About this task -
Go line by line through the records below. Copy whichever lines contain the string "unsigned".
#### Source data
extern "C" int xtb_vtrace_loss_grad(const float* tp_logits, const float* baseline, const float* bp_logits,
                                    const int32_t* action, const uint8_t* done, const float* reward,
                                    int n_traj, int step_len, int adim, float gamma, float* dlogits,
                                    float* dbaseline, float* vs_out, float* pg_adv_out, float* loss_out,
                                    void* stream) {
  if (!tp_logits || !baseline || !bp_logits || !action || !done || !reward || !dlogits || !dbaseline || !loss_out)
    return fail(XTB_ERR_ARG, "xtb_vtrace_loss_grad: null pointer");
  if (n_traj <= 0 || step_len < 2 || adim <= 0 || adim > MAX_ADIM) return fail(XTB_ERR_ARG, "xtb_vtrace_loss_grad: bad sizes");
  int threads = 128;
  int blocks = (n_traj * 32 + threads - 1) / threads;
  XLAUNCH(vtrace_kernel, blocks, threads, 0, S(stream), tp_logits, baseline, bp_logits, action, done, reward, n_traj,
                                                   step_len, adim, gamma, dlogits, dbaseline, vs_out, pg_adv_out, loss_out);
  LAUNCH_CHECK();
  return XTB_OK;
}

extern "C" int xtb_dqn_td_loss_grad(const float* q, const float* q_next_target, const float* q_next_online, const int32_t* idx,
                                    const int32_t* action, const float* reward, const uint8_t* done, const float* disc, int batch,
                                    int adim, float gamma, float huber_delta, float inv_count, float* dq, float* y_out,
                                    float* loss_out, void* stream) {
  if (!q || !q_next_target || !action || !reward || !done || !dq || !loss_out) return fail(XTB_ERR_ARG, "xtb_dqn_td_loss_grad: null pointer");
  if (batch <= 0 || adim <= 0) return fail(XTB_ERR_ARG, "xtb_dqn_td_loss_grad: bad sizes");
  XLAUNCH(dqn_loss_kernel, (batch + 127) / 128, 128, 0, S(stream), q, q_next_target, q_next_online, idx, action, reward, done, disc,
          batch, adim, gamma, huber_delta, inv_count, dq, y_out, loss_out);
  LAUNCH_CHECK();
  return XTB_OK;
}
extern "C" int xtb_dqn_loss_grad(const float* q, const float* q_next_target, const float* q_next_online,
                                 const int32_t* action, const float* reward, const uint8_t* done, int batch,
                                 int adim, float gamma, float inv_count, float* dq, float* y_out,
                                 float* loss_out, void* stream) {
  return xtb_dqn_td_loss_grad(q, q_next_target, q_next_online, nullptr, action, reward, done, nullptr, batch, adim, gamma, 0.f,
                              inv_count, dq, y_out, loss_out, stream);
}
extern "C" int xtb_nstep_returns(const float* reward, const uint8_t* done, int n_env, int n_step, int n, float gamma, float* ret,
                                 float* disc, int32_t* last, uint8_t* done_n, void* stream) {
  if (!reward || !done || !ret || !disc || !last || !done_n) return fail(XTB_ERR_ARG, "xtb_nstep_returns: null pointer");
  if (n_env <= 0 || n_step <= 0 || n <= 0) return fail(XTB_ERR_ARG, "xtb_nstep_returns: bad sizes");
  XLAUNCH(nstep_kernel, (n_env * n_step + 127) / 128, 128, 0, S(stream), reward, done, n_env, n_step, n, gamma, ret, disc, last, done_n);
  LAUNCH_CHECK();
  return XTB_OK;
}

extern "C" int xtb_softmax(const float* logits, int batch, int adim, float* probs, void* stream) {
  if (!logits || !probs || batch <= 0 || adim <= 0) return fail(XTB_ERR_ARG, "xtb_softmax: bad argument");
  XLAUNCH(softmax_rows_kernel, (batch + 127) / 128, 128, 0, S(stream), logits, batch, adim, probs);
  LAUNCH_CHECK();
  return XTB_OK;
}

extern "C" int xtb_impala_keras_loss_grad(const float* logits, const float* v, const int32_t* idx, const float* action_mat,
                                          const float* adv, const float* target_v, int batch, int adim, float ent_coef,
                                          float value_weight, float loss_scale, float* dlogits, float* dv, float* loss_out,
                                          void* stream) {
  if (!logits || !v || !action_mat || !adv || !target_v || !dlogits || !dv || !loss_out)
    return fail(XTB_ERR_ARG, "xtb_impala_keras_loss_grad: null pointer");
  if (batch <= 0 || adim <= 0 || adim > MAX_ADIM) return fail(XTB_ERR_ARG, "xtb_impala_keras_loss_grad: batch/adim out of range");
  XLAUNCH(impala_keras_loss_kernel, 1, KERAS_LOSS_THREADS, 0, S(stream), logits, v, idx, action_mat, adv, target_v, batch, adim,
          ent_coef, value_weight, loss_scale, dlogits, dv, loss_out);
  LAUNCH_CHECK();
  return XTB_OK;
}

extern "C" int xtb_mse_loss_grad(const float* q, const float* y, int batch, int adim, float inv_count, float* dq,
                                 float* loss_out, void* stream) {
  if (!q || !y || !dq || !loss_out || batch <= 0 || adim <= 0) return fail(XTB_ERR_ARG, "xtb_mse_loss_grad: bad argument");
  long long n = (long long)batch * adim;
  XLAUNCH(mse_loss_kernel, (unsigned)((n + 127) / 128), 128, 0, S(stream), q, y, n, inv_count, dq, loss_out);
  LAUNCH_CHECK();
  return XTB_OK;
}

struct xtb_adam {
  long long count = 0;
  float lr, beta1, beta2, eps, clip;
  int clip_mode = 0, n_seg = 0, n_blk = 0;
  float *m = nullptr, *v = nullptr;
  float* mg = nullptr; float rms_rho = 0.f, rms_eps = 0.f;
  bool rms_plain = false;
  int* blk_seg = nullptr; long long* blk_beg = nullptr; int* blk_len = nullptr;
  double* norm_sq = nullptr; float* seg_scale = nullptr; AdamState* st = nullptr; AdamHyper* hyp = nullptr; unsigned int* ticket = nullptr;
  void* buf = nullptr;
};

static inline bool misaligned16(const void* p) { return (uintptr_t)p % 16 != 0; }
########
Answer for the task -
  XLAUNCH(mse_loss_kernel, (unsigned)((n + 127) / 128), 128, 0, S(stream), q, y, n, inv_count, dq, loss_out);
  double* norm_sq = nullptr; float* seg_scale = nullptr; AdamState* st = nullptr; AdamHyper* hyp = nullptr; unsigned int* ticket = nullptr;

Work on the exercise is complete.